Hazreti Rasûlullah, kabre konan kişinin hâliyle ilgili olarak şöyle buyurur:
-"Kabir öylesine “SIKTI” ki, neredeyse kaburgaları birbirine geçecekti... Feryadı tâ arşa kadar yükseldi de insan bunu işitmedi !..."
Burada bahsi geçen "SIKMA, anladığımız fiziksel mânâda bir "SIKMA" olmayıp, toprağın maddi olarak o kişinin üzerine yıkılıp "sıkması" olmayıp; çok daha farklı bir olaydır ki, bu olayın, bırakın o günleri bir yana, bugün dahi izahı son derece güçtür...

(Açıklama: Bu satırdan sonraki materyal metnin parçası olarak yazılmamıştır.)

## Use counted vmcnt waits to keep U-operand loads in flight across stages

Replaces compiler-managed buffer loads of the Winograd U operand with inline-asm requests and explicit partial s_waitcnt vmcnt(N) waits, so each MFMA group waits only for its own operand rather than draining all outstanding memory ops at stage end. The per-stage loop body is factored into a shared w43_stage helper. The LDS DMA is now issued unconditionally every stage, with a zero-size buffer descriptor or out-of-bounds offset standing in for the skipped loads, which keeps vmcnt counts uniform. The final stage barrier waits only for the prefetched next-stage operands. This relies on exact in-order vmcnt accounting; any miscount would read stale registers or LDS.

```diff
diff --git a/vatl4pose-wacv2024_amd/csrc/winograd43.h b/vatl4pose-wacv2024_amd/csrc/winograd43.h
--- a/vatl4pose-wacv2024_amd/csrc/winograd43.h
+++ b/vatl4pose-wacv2024_amd/csrc/winograd43.h
@@ -38,6 +38,51 @@
             ac[xi] = __builtin_amdgcn_mfma_f32_32x32x2f32(v[xi][tt], uu[xi][tt], ac[xi], 0, 0, 0);
 }
 
+
+template <int NP>
+__device__ __forceinline__ void w43_request(f32x4 (&dst)[5], __amdgpu_buffer_rsrc_t r, unsigned voff, unsigned soff) {
+#pragma unroll
+    for (int xi = 0; xi < NP; ++xi)
+        asm volatile("buffer_load_dwordx4 %0, %1, %2, %3 offen" : "=&v"(dst[xi]) : "v"(voff), "s"(r), "s"(soff + xi * 8192u));
+}
+
+template <int N>
+__device__ __forceinline__ void w43_wait(f32x4 (&u)[5]) {
+    asm volatile("s_waitcnt vmcnt(%5)" : "+v"(u[0]), "+v"(u[1]), "+v"(u[2]), "+v"(u[3]), "+v"(u[4]) : "n"(N) : "memory");
+}
+
+template <int NP, class ULoad, class StageDma>
+__device__ __forceinline__ void w43_stage(f32x16 (&accs)[2][5], f32x4 (&ua)[5], f32x4 (&ub)[5], const float* Rb, int ca, int cb, float sgn, int s0,
+                                          ULoad&& u_load, StageDma&& stage_dma) {
+    constexpr int F = NP, FD = NP + W43_NLD;
+    f32x4 v[5];
+    u_load(ub, s0, 1);
+    __builtin_amdgcn_sched_barrier(0);
+    w43_make_v<NP>(v, Rb, ca, cb, sgn, 0);
+    w43_wait<F>(ua);
+    w43_mfma_group<NP>(accs[0], v, ua);
+    __builtin_amdgcn_sched_barrier(0);
+    u_load(ua, s0 + 1, 0);
+    __builtin_amdgcn_sched_barrier(0);
+    w43_wait<F>(ub);
+    w43_mfma_group<NP>(accs[1], v, ub);
+    __builtin_amdgcn_sched_barrier(0);
+    u_load(ub, s0 + 1, 1);
+    stage_dma();
+    __builtin_amdgcn_sched_barrier(0);
+    w43_make_v<NP>(v, Rb, ca, cb, sgn, 8);
+    w43_wait<FD>(ua);
+    w43_mfma_group<NP>(accs[0], v, ua);
+    __builtin_amdgcn_sched_barrier(0);
+    u_load(ua, s0 + 2, 0);
+    __builtin_amdgcn_sched_barrier(0);
+    w43_wait<FD>(ub);
+    w43_mfma_group<NP>(accs[1], v, ub);
+    __builtin_amdgcn_sched_barrier(0);
+    w43_wait<F>(ua);
+    lds_barrier();
+}
+
 typedef __int128 w43_count;
 static inline bool w43_in_range(w43_count mt, w43_count xe, w43_count ye, w43_count ue, int Cin, int units) {
     return xe <= (w43_count)(WOOB_G / 4) && ye < ((w43_count)1 << 30) && ue < ((w43_count)1 << 28) && mt < ((w43_count)1 << 30) && Cin / W_CK < 1024 &&
diff --git a/vatl4pose-wacv2024_amd/csrc/winograd_deconv43.hip b/vatl4pose-wacv2024_amd/csrc/winograd_deconv43.hip
--- a/vatl4pose-wacv2024_amd/csrc/winograd_deconv43.hip
+++ b/vatl4pose-wacv2024_amd/csrc/winograd_deconv43.hip
@@ -44,9 +44,7 @@
     const unsigned ubase = (unsigned)(((n_tile * steps) * 20 + nu) * 2 * 64 + lane) << 4;
     auto u_load = [&](f32x4 (&dst)[5], int step_, int half) {
         const int step = min(step_, steps - 1);
-        const unsigned off = ubase + (unsigned)half * 1024u + (unsigned)step * 40960u;
-#pragma unroll
-        for (int xi = 0; xi < 5; ++xi) dst[xi] = buf_load4(ur, off + xi * 8192u);
+        w43_request<5>(dst, ur, ubase, (unsigned)half * 1024u + (unsigned)step * 40960u);
     };
     f32x4 ua[5], ub[5];
     u_load(ua, 0, 0);
@@ -55,14 +53,13 @@
 #pragma unroll
     for (int u = 0; u < W43_NLD; ++u)
         goff[u] = wino_piece_offset<W43Stage, 3, 4, false>(p, (nu + NW * u) * 64 + lane, m0, p.Mtiles, pad_y, pad_x, p.H, p.W);
-    auto stage_dma = [&](int buf, int st) {
+    auto stage_dma = [&](__amdgpu_buffer_rsrc_t r, int buf, int st) {
 #pragma unroll
         for (int u = 0; u < W43_NLD; ++u)
-            __builtin_amdgcn_raw_ptr_buffer_load_lds(xr, (lds_void*)(Rs + buf * W43Stage::FLOATS + (nu + NW * u) * 256), 16,
+            __builtin_amdgcn_raw_ptr_buffer_load_lds(r, (lds_void*)(Rs + buf * W43Stage::FLOATS + (nu + NW * u) * 256), 16,
                                                      goff[u] + (unsigned)st * (W_CK * 4), 0, 0, 0);
     };
-    stage_dma(0, 0);
-    if (p.stages > 1) stage_dma(1, 1);
+    stage_dma(xr, 0, 0);
 
     const int h = lane >> 5;
     const float sgn = nu == 1 ? 1.f : -1.f;
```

Ancak, ne var ki Allah'ın takdiri ve kolaylaştırmasıyla elimizden geldiğince izaha çalışacağız... Çünkü bizim varoluş görevimiz de, bu güne kadar dinde izah edilememiş hususları olabildiğince anlaşılır hâle getirmektir..
"İNSAN ve SIRLARI" isimli kitabımızda detaylı bir şekilde izah ettiğimiz üzere, insan beyni, dinde "melek" diye tanımlanan ve "nur" yapılı olarak târif edilen son derece yüksek frekanslı ışınsal varlıklar tarafından belli bir programlamaya tabi tutularak, "ALLAH"ın isimlerinin çeşitli formüller şeklinde açığa çıkmasını sağlarlar...
Bizler, genetik yoldan bize ulaşan tüm verilerin, kozmik yoldan oluşturulan kapasitedeki anlamlar ölçüsünde ortaya çıkışıyla elde ettiğimiz zihinsel yetenek ile yaşarız..
Beyin hücrelerimizin her biri belirli anlamlar ihtiva eden belirli frekanslarla programlanarak yeni düşünsel anlamlara sahip olur; ya da genetik yoldan gelen verilerin ortaya çıkışına yolverir..
Esasen bizden ortaya çıkan ya da çıkmayıp zihnimizde kalan her düşünce, gerçekte, "Allah" isimleriyle işaret edilen kavramların beynimizdeki bir terkibidir!. Ve bu terkip, az önce de bahsettiğim üzere, genetik+kozmik etkiler -yani meleki tesirler- sonucunda oluşur!.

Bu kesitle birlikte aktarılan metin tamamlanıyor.